In code, verify that a certificate instance that is provided to MSAL is not disposed of prematurely. This can occur when a certificate instance is used inside of a using block, which disposes of it once it goes out of scope.

Keyset does not exist exception

Symptom

A Keyset does not exist cryptographic exception is thrown when MSAL tries to use a provided certificate.

Solution

One possible solution is to make sure the certificate provided has a private key and correct permissions are given to the running applications to view it.

Another scenario is when the app is deployed to App Service or Azure Function instance and the certificate is rotated. The default behavior of App Service is to delete the old certificate from the certificate store, along with the key container, and install the new certificate. If the app has cached the old certificate instance, there can be a time when the old certificate gets deleted due to rotation but the code still uses the cache. So when the cached certificate tries to access the key container, which is now deleted, it gets “Keyset not found” error.

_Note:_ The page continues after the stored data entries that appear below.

# yunminjin2/KD-PointCloud

Measured on AMD Instinct MI355X. Metric: scene-flow pairs/sec fwd+bwd @ N=8192; EPE3D vs ref; 1/2/4/8 MI355X, higher is better.
Workload: dtype f32; 1 GPU; PointConvBidirection fwd+bwd+Adam (BASELINE configs[2]); model=models_bid_pointconv.PointConvBidirection, batch_per_gpu=8, global_batch=8, npoints=8192, parallelism=dp1, step=hip-graph (1 graph: fwd+bwd+flat Adam)

## Files before the change

### kd-pointcloud_amd/csrc/cost_volume.hip

```cpp
#include <algorithm>

#include "kdpc_common.h"
#include "split_bf16.h"

using namespace kdpc;
using namespace kdpc_x6;

namespace {

typedef float f32x16 __attribute__((ext_vector_type(16)));
typedef float f32x4 __attribute__((ext_vector_type(4)));

constexpr float kSlope = 0.1f;
constexpr int kRows = 32;
constexpr int kWaves = 4;

__device__ __forceinline__ float lrelu(float x) { return x > 0.f ? x : x * kSlope; }
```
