# cselab/odil

Measured on AMD Instinct MI355X. Metric: grid-point-updates/s, Poisson 512^3 multigrid, higher is better.
Workload: dtype f64

## Files before the change

### include/odil_hip.h

```cpp
#ifndef ODIL_HIP_H
#define ODIL_HIP_H

#include <stddef.h>
#include <stdint.h>

#ifdef __cplusplus
extern "C" {
#endif

#define ODIL_MAX_NDIM 4
#define ODIL_MAX_LEVELS 32
#define ODIL_E_INVAL (-1)
#define ODIL_E_LAUNCH (-2)
#define ODIL_E_NODEV (-3)

const char* odil_last_error(void);
int odil_version(void);
int odil_device_count(void);
size_t odil_reduce_workspace_bytes(void);

int odil_interp_add_f64(const double* coarse, const double* add, double* fine, const int64_t* cshape, int ndim,
                        const char* loc, double coarse_scale, double add_scale, void* stream);
int odil_interp_add_f32(const float* coarse, const float* add, float* fine, const int64_t* cshape, int ndim,
                        const char* loc, float coarse_scale, float add_scale, void* stream);
// ... 116 lines not shown
size_t odil_poisson_residual_synth_workspace_bytes(const int64_t* cshape);
int odil_poisson_residual_synth_f64(const double* coarse, const double* w0, const double* rhs, double* fu,
                                    const int64_t* cshape, const double* h2, int64_t z0, int64_t z1, double denom,
                                    double* partials, double* column_sums, size_t column_sums_size, double* loss,
                                    void* stream);
int odil_poisson_residual_synth_f32(const float* coarse, const float* w0, const float* rhs, float* fu,
                                    const int64_t* cshape, const float* h2, int64_t z0, int64_t z1, double denom,
                                    double* partials, double* column_sums, size_t column_sums_size, float* loss,
                                    void* stream);

int odil_poisson_jacobi_synth_f64(const double* coarse, const double* x, const double* rhs, double* xout,
                                  const int64_t* cshape, const double* h2, double omega, void* stream);
int odil_poisson_jacobi_synth_f32(const float* coarse, const float* x, const float* rhs, float* xout,
                                  const int64_t* cshape, const float* h2, float omega, void* stream);

int odil_poisson_adjoint_f64(const double* fu, double* gu, const int64_t* shape, int ndim, const double* h2,
                             double scale, void* stream);
int odil_poisson_adjoint_f32(const float* fu, float* gu, const int64_t* shape, int ndim, const float* h2,
                             float scale, void* stream);
int odil_poisson_adjoint_adam_f64(const double* fu, double* gu, double* x, double* m, double* v, const int64_t* shape,
                                  int ndim, const double* h2, double scale, double alpha, double one_minus_b1,
                                  double one_minus_b2, double eps, const double* alpha_dev, void* stream);
int odil_poisson_adjoint_adam_f32(const float* fu, float* gu, float* x, float* m, float* v, const int64_t* shape,
                                  int ndim, const float* h2, float scale, float alpha, float one_minus_b1,
                                  float one_minus_b2, float eps, const float* alpha_dev, void* stream);
int odil_poisson_jac_coeffs_f64(double* coeffs, const int64_t* shape, int ndim, const double* h2, void* stream);
int odil_poisson_jac_coeffs_f32(float* coeffs, const int64_t* shape, int ndim, const float* h2, void* stream);
int odil_poisson_jac_match_f64(const double* const* arrays, const int64_t* shape, int ndim, const double* h2,
                               double* partials, double* out, void* stream);
int odil_poisson_jac_match_f32(const float* const* arrays, const int64_t* shape, int ndim, const float* h2, double* partials,
                               float* out, void* stream);
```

Set the app setting WEBSITE_RECYCLE_ON_CERT_ROTATION to 1, which will ensure that your worker processes are recycled after a certificate rotation. If you do not set the above app setting, or cannot for some reason (like needing to minimize recycles on a heavy app where recycles have impact on availability), then you can use the app setting WEBSITE_DELAY_CERT_DELETION to 1. You will need to use this setting in conjunction with making sure to pick the right certificate when you look up your certificate (e.g., by looking for the certificate with the latest expiration date).

With this setting present, upon certificate rotation, we will keep the old certificate around until any worker processes that started prior to the rotation (and so may have a handle to the old certificate) have not exited. Note that with this setting, in case of emergency certificate rotation scenarios (where you want your app to stop using an old certificate as soon as possible because it may be compromised), you will need to force a worker process recycle (the easiest way to do this would be to use the site-restart API or Portal’s Restart button).